A Mike Leigh film about the Peterloo Massacre, if I was asked to guess, would probably show events from ground level, from the limited perspective of a small, tightly-knit group of characters, across whose lives the grand historical currents sweep disruptively. I would expect to see the delicate, detailed, and impartial representations of relationships that I’ve come to associate with his work, lives drawn with ruthless intimacy, as close to a first-person narration as cinema can get—and to see the politics and tragedies of his big theme articulated through their impact on the personal. That’s not what he does, however: he does show us the lives of one ordinary Manchester family, but he gives equal weight to the Lancashire activist movement that organised the St. Peter’s Fields rally, and to the political currents that set the stage for its disastrous outcome.
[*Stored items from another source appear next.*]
template <bool COUNT>
__device__ __forceinline__ void classify_tiles(const FrameArgs &fa, const UsEntry *us, uint32_t n_us, uint32_t *tile_state, uint32_t tag, uint32_t n_tiles,
                                               const uint32_t *ord_rd, uint32_t ord_cap, uint32_t ord_split, uint32_t wave, uint32_t lane, Cnt<COUNT> &cnt)
{
    const uint32_t i = lane & 15u, sl = lane >> 4;
    const uint32_t t = blockIdx.x * RT_SCAN_TILES + wave * 16u + i;
    const bool tv = t < n_tiles;
    uint32_t old = 0;
    if (sl == 0 && tv) old = tile_word_load(tile_state + t);
    double kx = 0.0, ky = 0.0, kz = 0.0, r = 0.0, inv = 0.0;
    if (sl < n_us) {
        const UsEntry *e = us + sl;
        kx = e->kx; ky = e->ky; kz = e->kz; r = e->r; inv = e->inv_r;
    }
    const uint32_t tc = tv ? t : n_tiles - 1u;
    const uint32_t tile_x = tc % fa.tiles_x, tile_y = tc / fa.tiles_x;
    const uint32_t x0 = tile_x * RT_TILE, y0l = tile_y * RT_TILE;
    const uint32_t x1 = x0 + RT_TILE - 1 < fa.width ? x0 + RT_TILE - 1 : fa.width - 1;
    const uint32_t y1l = y0l + RT_TILE - 1 < fa.local_rows ? y0l + RT_TILE - 1 : fa.local_rows - 1;
    const double gy0 = (double) global_row(fa, y0l), gy1 = (double) global_row(fa, y1l);
    const TilePlanes P = tile_planes(fa, fa.cx_a * ((double) x0 - 0.5) + fa.cx_b, fa.cx_a * ((double) x1 + 0.5) + fa.cx_b,
                                     fa.cy_a * (gy0 - 0.5) + fa.cy_b, fa.cy_a * (gy1 + 0.5) + fa.cy_b);
    const D3 org{fa.origin[0], fa.origin[1], fa.origin[2]};
    bool rel = sl < n_us && sphere_in_pyramid(kx, ky, kz, r, inv, org, P);
    for (uint32_t base = 4; base < n_us; base += 4) {
        const uint32_t j = base + sl;
        if (j < n_us) {
            const UsEntry *e = us + j;
            rel = rel || sphere_in_pyramid(e->kx, e->ky, e->kz, e->r, e->inv_r, org, P);
        }
    }
    if (!fa.tile_planes_ok) rel = true;
    unsigned long long m = __ballot(rel);
    m |= m >> 32;
    m |= m >> 16;
    const bool nonempty = (m >> i) & 1ull;
    if (sl == 0 && tv && (old >> ST_BITS) != tag) {
        uint32_t st = nonempty ? ST_NONEMPTY : ST_EMPTY;
        if (nonempty && ord_rd) {
            const OrdHeader oh = ord_header(ord_rd, ord_split);
            const uint32_t n_eff = ord_positions(oh) < ord_cap ? ord_positions(oh) : ord_cap;
            const uint32_t w = ord_rd[RT_ORD_HDR + t];
            const uint32_t cls = w & 31u, pos = w >> 5;
            if (cls >= 1u && cls <= ORD_CLASSES && pos < n_tiles) {
                const uint32_t k = cls - 1u;
                uint32_t count = 0;
#pragma unroll
                for (uint32_t c = 0; c < ORD_CLASSES; c++) count = c == k ? oh.cnt[c] : count;
                if (pos < count && ord_last_position(oh, ord_first(oh, k) + pos) < n_eff && ord_rd[RT_ORD_HDR + (1u + k) * n_tiles + pos] == t) st = ST_COVERED;
            }
        }
        uint32_t expect = old;
        __hip_atomic_compare_exchange_strong(tile_state + t, &expect, (tag << ST_BITS) | st, __ATOMIC_RELAXED, __ATOMIC_RELAXED,
                                             __HIP_MEMORY_SCOPE_AGENT);
    }
    if (lane == 0) {
        const uint32_t first = blockIdx.x * RT_SCAN_TILES + wave * 16u;
        const uint32_t nt = first >= n_tiles ? 0u : (n_tiles - first < 16u ? n_tiles - first : 16u);
        cnt.cull(C_TILE, (unsigned long long) nt * n_us);
    }
}

// ... 575 lines not shown
                if (hit) {
                    res.x = (acc.x < 1.0f) ? acc.x : 1.0f;
                    res.y = (acc.y < 1.0f) ? acc.y : 1.0f;
                    res.z = (acc.z < 1.0f) ? acc.z : 1.0f;
                }
                if (listing_) b_ticks = __builtin_amdgcn_s_memtime() - b_t0;
                RT_STAMP(6);
            }
    }

template <bool COUNT, bool HAS_GQ, bool HAS_CUBIC, bool HAS_MIRROR, bool LEAN = false>
__global__ __launch_bounds__(256, (wf_occupancy<COUNT, HAS_GQ, HAS_CUBIC, HAS_MIRROR, LEAN>())) void wavefront_tile_kernel(
    const unsigned char *hot_us,
    const uint32_t *hot_ord_rd,
    uint32_t hot_n_us, uint32_t hot_ord_cap, uint32_t hot_n_tiles,
    uint32_t hot_flags,
    uint32_t *hot_tile_state,
    uint32_t hot_frame_tag, uint32_t hot_n_scan,
    const ColdArgs cold_never_named)
{
    const uint32_t tid = threadIdx.x, wave = (uint32_t) __builtin_amdgcn_readfirstlane((int) (threadIdx.x >> 6)), lane = tid & 63;
    constexpr bool ALL_SPHERES_POSSIBLE = !HAS_GQ && !HAS_CUBIC;
    const uint32_t ord_slots = (hot_flags & 2u) ? hot_ord_cap : 0u;
    uint32_t slot = blockIdx.x;
    uint32_t tstate = ST_TIMEOUT;
    uint32_t role = 0, paint_block = 0;
    if (ALL_SPHERES_POSSIBLE && hot_tile_state) {
        if (blockIdx.x < hot_n_scan) {
            role = 1;
        } else {
            slot -= hot_n_scan;
            if (slot >= ord_slots) {
                const uint32_t q = slot - ord_slots;
                if (hot_flags & 4u) {
                    const uint32_t grp = q / (RT_PAINT_TILES + 1u), pos = q - grp * (RT_PAINT_TILES + 1u);
                    if (pos == 0u) {
                        role = 2;
                        paint_block = grp;
                    }
                    slot = ord_slots + grp * RT_PAINT_TILES + (pos - 1u);
                    if (role == 0 && slot - ord_slots >= hot_n_tiles) return;
                }
                if (role == 0) {
                    uint32_t *w = hot_tile_state + (slot - ord_slots);
                    uint32_t v = 0;
                    if (lane == 0) v = tile_word_wait(w, hot_frame_tag, tile_word_load(w));
// ... 44 lines not shown
    unsigned long long *sblk = reinterpret_cast<unsigned long long *>(smem + L.shadow);
    Ball *sball = reinterpret_cast<Ball *>(smem + L.ball);
    BoxH *sbox = reinterpret_cast<BoxH *>(smem + L.box);
    CullRec *screc = reinterpret_cast<CullRec *>(smem + L.crec);
    uint32_t *s_wcount = reinterpret_cast<uint32_t *>(smem + L.misc);
    uint32_t *s_live = s_wcount + 4;
    uint32_t *s_sparse = s_wcount + 8;
    uint32_t *s_zero = s_wcount + 10;
    uint32_t *s_decode = s_wcount + 12;
    uint32_t *s_half = s_wcount + 11;
    uint32_t *s_cost = s_wcount + 9;
    uint32_t *s_done = s_wcount + 15;

    RT_STAMP_DECL
    const uint32_t stamp_row_base_ = 0u;
    (void) stamp_row_base_;
    bool staged = false;
    RT_STAMP(0);

    Cnt<COUNT> cnt;
    const F3 bg{fa.bg[0], fa.bg[1], fa.bg[2]};

    if (ALL_SPHERES_POSSIBLE && role == 1) {
        classify_tiles<COUNT>(fa, reinterpret_cast<const UsEntry *>(hot_us), hot_n_us, hot_tile_state, hot_frame_tag, hot_n_tiles,
                              (hot_flags & 2u) ? hot_ord_rd : nullptr, hot_ord_cap, ((hot_flags >> 4) & 15u) | ((hot_flags >> 20) << 4), wave, lane, cnt);
        RT_STAMP(11);
        RT_STAMP_FLUSH(counters, lane);
        cnt.flush(counters);
        return;
    }
    if (ALL_SPHERES_POSSIBLE && role == 2) {
        paint_tiles(fa, hot_tile_state, hot_frame_tag, hot_n_tiles, fb, bg, paint_block, wave, lane);
        RT_STAMP(11);
        RT_STAMP_FLUSH(counters, lane);
        return;
    }
#ifdef RT_WF_DEBUG_EXITS
    if ((hot_flags & 0x100u) && slot >= ord_slots) return;
#endif

    double pkx = 0.0, pky = 0.0, pkz = 0.0, pr = 0.0, pinv = 0.0;
    if (ALL_SPHERES_POSSIBLE && (hot_flags & 1u) && wave == 0 && lane < hot_n_us) {
        const UsEntry *pe = reinterpret_cast<const UsEntry *>(hot_us) + lane;
        pkx = pe->kx; pky = pe->ky; pkz = pe->kz; pr = pe->r; pinv = pe->inv_r;
    }
    uint32_t *ord_wr = nullptr;
    uint32_t tile = slot;
    bool listed = false;
    uint32_t half = 0;
    bool listing = false;
    uint32_t cost_scale = 0;
    bool covered = false;
    if (fa.order_state && !fa.ord_on) {
        ord_wr = fa.order_state + (size_t) fa.ord_write * fa.ord_stride;
        if (slot == 0 && tid == 0) {
            const uint32_t *ord_rd = fa.order_state + (size_t) fa.ord_read * fa.ord_stride;
            uint32_t *z = fa.order_state + (size_t) fa.ord_zero * fa.ord_stride;
            for (uint32_t k = 0; k < RT_ORD_HDR; k += 4) *reinterpret_cast<uint4 *>(z + k) = make_uint4(0, 0, 0, 0);
            if (fa.ord_host) { fa.ord_host[0] = 0; fa.ord_host[1] = ord_rd[16]; fa.ord_host[2] = ord_rd[16] * 16u; }
        }
    }
    if (hot_flags & 2u) {
        ord_wr = fa.order_state + (size_t) fa.ord_write * fa.ord_stride;
        asm volatile("" ::"s"(fa.cam[0]), "s"(fa.cam[2]), "s"(fa.cam[5]), "s"(fa.cam[6]), "s"(fa.cam[8]), "s"(fa.cam[10]), "s"(fa.origin[0]),
                     "s"(fa.origin[2]), "s"(fa.aspect), "s"(fa.tan_half_fov), "s"(fa.width), "s"(fa.local_rows), "s"(fa.tiles_x), "s"(fa.n_us),
                     "s"(fa.off_us), "s"(fa.band_rows), "s"(fa.all_cullable), "s"(gscene));
        if (wave == 0) {
            typedef const __attribute__((address_space(4))) uint32_t *ConstWords;
            ConstWords ord_rd = (ConstWords) hot_ord_rd;
            const OrdHeader oh = ord_header(ord_rd, ((hot_flags >> 4) & 15u) | ((hot_flags >> 20) << 4));
            const uint32_t idx_tile = slot >= ord_slots ? slot - ord_slots : 0u;
            const uint32_t w = ord_rd[RT_ORD_HDR + idx_tile];
            const uint32_t n_eff = ord_positions(oh) < hot_ord_cap ? ord_positions(oh) : hot_ord_cap;
            if (slot == 0 && lane == 0) {
                uint32_t *z = fa.order_state + (size_t) fa.ord_zero * fa.ord_stride;
                for (uint32_t k = 0; k < RT_ORD_HDR; k += 4) *reinterpret_cast<uint4 *>(z + k) = make_uint4(0, 0, 0, 0);
                if (fa.ord_host) { fa.ord_host[0] = oh.n_listed + oh.n_candidates; fa.ord_host[1] = oh.census; fa.ord_host[2] = oh.n_listed; }
            }
            uint32_t d_half = 0;
            uint32_t d_tile = slot, d_flags = oh.census * 64u < hot_n_tiles ? 4u : 0u;
            if (slot < ord_slots) {
                if (slot >= n_eff) {
                    d_flags |= 8u;
                } else {
                    const uint32_t p = (hot_flags & 8u) ? slot : ord_rank_of_slot(slot, n_eff, blockIdx.x - slot);
                    const uint32_t rank = p < 2u * oh.n_heavy ? p >> 1 : p - oh.n_heavy;
                    d_half = p < 2u * oh.n_heavy ? 1u + (p & 1u) : 0u;
                    uint32_t k, idx;
                    ord_locate(oh, rank, k, idx);
                    d_tile = ord_rd[RT_ORD_HDR + (1u + k) * hot_n_tiles + idx];
                    const uint32_t back = ord_rd[RT_ORD_HDR + (d_tile < hot_n_tiles ? d_tile : 0u)];
                    d_flags |= (d_tile >= hot_n_tiles || back != ((idx << 5) | (k + 1u)) || ord_last_position(oh, rank) >= n_eff) ? 8u : 1u;
                }
            } else {
                d_tile = idx_tile;
                const uint32_t cls = w & 31u, pos = w >> 5;
                if ((tstate == ST_TIMEOUT || (COUNT && tstate == ST_EMPTY)) && cls >= 1u && cls <= ORD_CLASSES && pos < hot_n_tiles) {
                    const uint32_t k = cls - 1u;
                    uint32_t count = 0;
#pragma unroll
                    for (uint32_t c = 0; c < ORD_CLASSES; c++) count = c == k ? oh.cnt[c] : count;
                    if (pos < count && ord_last_position(oh, ord_first(oh, k) + pos) < n_eff && ord_rd[RT_ORD_HDR + (1u + k) * hot_n_tiles + pos] == d_tile) d_flags |= 2u;
                }
            }
            if (lane == 0) { s_decode[0] = d_tile; s_decode[1] = d_flags; s_decode[2] = oh.cost_max; s_half[0] = d_half; }
        }
        if (LEAN) RT_STAMP(3);
        lds_barrier();
        if (LEAN) RT_STAMP(4);
        tile = (uint32_t) __builtin_amdgcn_readfirstlane((int) s_decode[0]);
        const uint32_t d_flags = (uint32_t) __builtin_amdgcn_readfirstlane((int) s_decode[1]);
        cost_scale = (uint32_t) __builtin_amdgcn_readfirstlane((int) s_decode[2]);
        if (d_flags & 8u) return;
        listed = (d_flags & 1u) != 0u;
        covered = (d_flags & 2u) != 0u;
        listing = (d_flags & 4u) != 0u;
        half = (uint32_t) __builtin_amdgcn_readfirstlane((int) s_half[0]);
    }
#ifdef RT_WF_DEBUG_EXITS
    if ((hot_flags & 0x200u) && !listed) {
        asm volatile("" ::"s"(tile), "s"((uint32_t) covered), "s"(tstate));
        return;
    }
#endif
    {
        asm volatile("" ::"s"(fa.width), "s"(fa.local_rows), "s"(fa.tiles_x), "s"(fa.band_rows), "s"(fa.rank), "s"(fa.world), "s"(fa.all_cullable),
                     "s"(fa.tile_planes_ok));
        const uint32_t tile_x = tile % fa.tiles_x, tile_y = tile / fa.tiles_x;
        const uint32_t x = tile_x * RT_TILE + tile_px(tid), lr = tile_y * RT_TILE + tile_py(tid);
        const bool inside = x < fa.width && lr < fa.local_rows && (half == 0u || (tid >> 7) + 1u == half);
        const uint32_t xc = x < fa.width ? x : fa.width - 1, lrc = lr < fa.local_rows ? lr : fa.local_rows - 1;
        const uint32_t y = global_row(fa, lrc);

        if (ALL_SPHERES_POSSIBLE && tstate == ST_EMPTY) {
            if (COUNT && !covered && inside) {
                cnt.add(0);
                cnt.add(3, fa.n_obj);
            }
            RT_STAMP_FLUSH(counters, lane);
            cnt.flush(counters);
// ... 54 lines not shown
            lds_barrier();
        }

        if (covered) return;
        const uint4 *stage_scene = reinterpret_cast<const uint4 *>(gscene + fa.off_us);
        const uint4 *stage_light = reinterpret_cast<const uint4 *>(glight);
        const uint32_t n16 = fa.stage_bytes / 16, tot16 = n16;
        uint4 pre0 = make_uint4(0, 0, 0, 0), pre1 = make_uint4(0, 0, 0, 0);
        if (tid < tot16) pre0 = tid < n16 ? stage_scene[tid] : stage_light[tid - n16];
        if (tid + WG < tot16) pre1 = tid + WG < n16 ? stage_scene[tid + WG] : stage_light[tid + WG - n16];
        F3 res = bg;
        D3 o{fa.origin[0], fa.origin[1], fa.origin[2]};
#if RT_WF_CAMTAB
        D3 dir = primary_dir_tab(fa, camx[xc], camy[y]);
#else
        D3 dir = primary_dir(fa, (int) xc, (int) y);
#endif
        if (ALL_SPHERES_POSSIBLE && fa.all_cullable) {
            uint4 *dst = reinterpret_cast<uint4 *>(smem + L.scene);
            if (tid < tot16) dst[tid] = pre0;
            if (tid + WG < tot16) dst[tid + WG] = pre1;
            for (uint32_t i = tid + 2 * WG; i < tot16; i += WG) dst[i] = i < n16 ? stage_scene[i] : stage_light[i - n16];
            staged = true;
            if (LEAN && tid == 0) { s_done[0] = 0u; s_cost[0] = 0u; s_zero[0] = 0u; if (!(hot_flags & 2u)) s_half[0] = 0u; }
            if (LEAN) RT_STAMP(7);
            lds_barrier();
            if (LEAN) RT_STAMP(8);
        }
        bool live = inside;
        uint32_t ord_cls = 0, ord_pos = 0;
        if constexpr (LEAN) {
            unsigned long long hm = 0ull, b_ticks = 0ull;
            LeanLds M;
            M.hp = hp; M.hp_stride = WG; M.sball = sball; M.sbox = sbox; M.screc = screc; M.smem = smem; M.crec_off = L.crec; M.n_crec = L.n_crec;
            lean_block<COUNT>(fa, S, gobj, M, glight, cnt, tile, o, dir, live, listing, lane, tid, wave, res, hm, b_ticks RT_STAMP_PASS);
            if (ord_wr && lane == 0) {
                if (hm != 0ull) __hip_atomic_fetch_add(&s_cost[0], (uint32_t) (b_ticks >> 6) + 1u, __ATOMIC_RELAXED, __HIP_MEMORY_SCOPE_WORKGROUP);
                const uint32_t before = __hip_atomic_fetch_add(&s_done[0], 1u, __ATOMIC_ACQ_REL, __HIP_MEMORY_SCOPE_WORKGROUP);
                if (before == 3u) {
                    const uint32_t cost4 = __hip_atomic_load(&s_cost[0], __ATOMIC_RELAXED, __HIP_MEMORY_SCOPE_WORKGROUP);
                    const uint32_t cost = (cost4 + 3u) >> 2;
                    if (cost != 0u) {
                        if (((tile * 0x9E3779B1u) >> 28) == 0u) atomicAdd(&ord_wr[16], 1u);
                        if (listing) {
                            const uint32_t q = cost_scale ? (uint32_t) (((unsigned long long) cost * ORD_CLASSES) / ((unsigned long long) cost_scale + 1ull)) : 0u;
                            ord_cls = ORD_CLASSES - (q < ORD_CLASSES - 1u ? q : ORD_CLASSES - 1u);
                            ord_pos = atomicAdd(&ord_wr[ord_cls - 1u], 1u);
                            if (cost > cost_scale - cost_scale / 4u || ((tile * 0x9E3779B1u) >> 28) == 0u) atomicMax(&ord_wr[17], cost);
                        }
                    }
                }
            }
        } else {
        bool first = true;
        if (HAS_CUBIC && fa.n_cub != 0u) {
            double *prim = reinterpret_cast<double *>(smem + L.cubprim);
            if (lane < (RT_CUB_REC + 4) * RT_CUB_AT_MAX) prim[lane] = (&fa.cub_rec[0][0])[lane];
            __builtin_amdgcn_fence(__ATOMIC_RELEASE, "wavefront", "local");
            __builtin_amdgcn_fence(__ATOMIC_ACQUIRE, "wavefront", "local");
        }
        if (fa.sparse && tid == 0) s_sparse[0] = 0xFFFFFFFFu;
        if (!(hot_flags & 2u) && tid == 0) s_half[0] = 0u;
        if (tid == 0) s_zero[0] = 0u;
        float cur_ratio = 1.0f;
        uint32_t n_refl = 0;
        if (inside) cnt.add(0);
        cnt.primary_traced();

        RT_STAMP(1);
        for (;;) {
// ... 292 lines not shown
                    reinterpret_cast<float4 *>(msg + off_tiles)[mpix] = make_float4(res.x, res.y, res.z, 1.0f);
                }
                if (tid == 0) msg[4u + mslot] = tile;
            } else if (mslot != 0xFFFFFFFFu && tid == 0) {
                msg[1] = 1u;
            }
        } else if (sx_ < fe.width && sy_ < fe.local_rows && (s_half[0] == 0u || (tid_ >> 7) + 1u == s_half[0])) {
            const size_t pix = (size_t) sy_ * fe.width + sx_;
            if (fe.rgba8) {
                uchar4 px;
                px.x = (unsigned char) (int) (res.x * 255.0f + 0.5f);
                px.y = (unsigned char) (int) (res.y * 255.0f + 0.5f);
                px.z = (unsigned char) (int) (res.z * 255.0f + 0.5f);
                px.w = 255;
                reinterpret_cast<uchar4 *>(fb)[pix] = px;
            } else {
                reinterpret_cast<float4 *>(fb)[pix] = make_float4(res.x, res.y, res.z, 1.0f);
            }
        }
        if (ord_cls && ord_pos < fe.n_tiles) {
            ord_wr[RT_ORD_HDR + ord_cls * fe.n_tiles + ord_pos] = tile;
            ord_wr[RT_ORD_HDR + tile] = (ord_pos << 5) | ord_cls;
        }
        RT_STAMP(10);
    }

    RT_STAMP_FLUSH(counters, lane);
    cnt.flush(counters);
}


}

With each of these narrative threads involving multiple characters and plotlines, there’s a lot to balance, and it’s really the only time I’ve seen Leigh make any narrative mis-steps. There isn’t the time or space to draw his characters in his usual level of detail, but with narrative emphasis shifted towards ‘what happens’, his plotting proves too fragmented and diffuse to carry the same weight. With Leigh’s attention divided, and needing to show us how the political situation looks from a variety of perspectives, he ends up putting uncharacteristically expository dialogue in the mouths of his characters—while much of it is plausible as dialogue, he doesn’t earn a place for it with characterisation, which has to take a back seat. Meanwhile, certain narrative elements seem irrelevant or unconnected, and it’s only on reading up on the background to Peterloo that I was able to slot certain characters and events into place.

The sheer weight of detail holds the viewer’s attention, of course—with Mike Leigh, nothing is ever truly a means to an end. Two servants who appear for moments in the earliest part of the film are as memorably characterised as anyone else (and I’m pretty sure that one of them is a Father Ted reference). The sets and costumes are exquisite, and as in Mr. Turner they look utterly distinct from the usual kind of shop-window bullshit that dresses most historical drama—they look lived in, worn and habituated. Dick Pope’s cinematography is breathtaking, and many shots could be mistaken for paintings. Domestic life is dramatised with unsentimental precision. Dialect is rigorously recreated, with reference to a book on Lancashire dialect written by one of the principal characters.

Details are drawn out from the historical record and given life in a kind of witness-bearing. A central character is an imagined version of one of the victims, who had fought at the Battle of Waterloo, and reading up on the times after seeing the film, dozens of such details jumped out at me. It feels as though Leigh set out to commemorate the unremembered suffering, not just of the victims of the massacre, but of all England’s poor, all the people whose privations led sixty-thousand to gather in St. Peter’s Fields to demand suffrage. To do that, he had to show not just the general shape of their experience, but the grainy, zoomed-in details—the concrete and particular. In this, his success is partial, for the reasons given above: there is not quite enough reality about the ordinary lives he depicts to tie all those details together with the same kind of conviction he achieved in Mr. Turner.

The climactic scene is still an incredible moment, however, and Leigh certainly does enough to earn a considerable emotional investment in its harrowing chaos—and being Mike Leigh, he leaves that entirely up to us, with no music, and a documentary approach to the editing that makes the event seem as incoherent and banally horrifying as one imagines it must have been in reality. It seems extraordinary how little fictional attention Peterloo has received, given its striking importance to the history of radical and reformist politics in Britain, and this lack of representation may explain why Leigh felt he had to tell the story in the way that he did. Peterloo is still a remarkable, moving film, which makes the past present in a way that the discipline of history can only envy.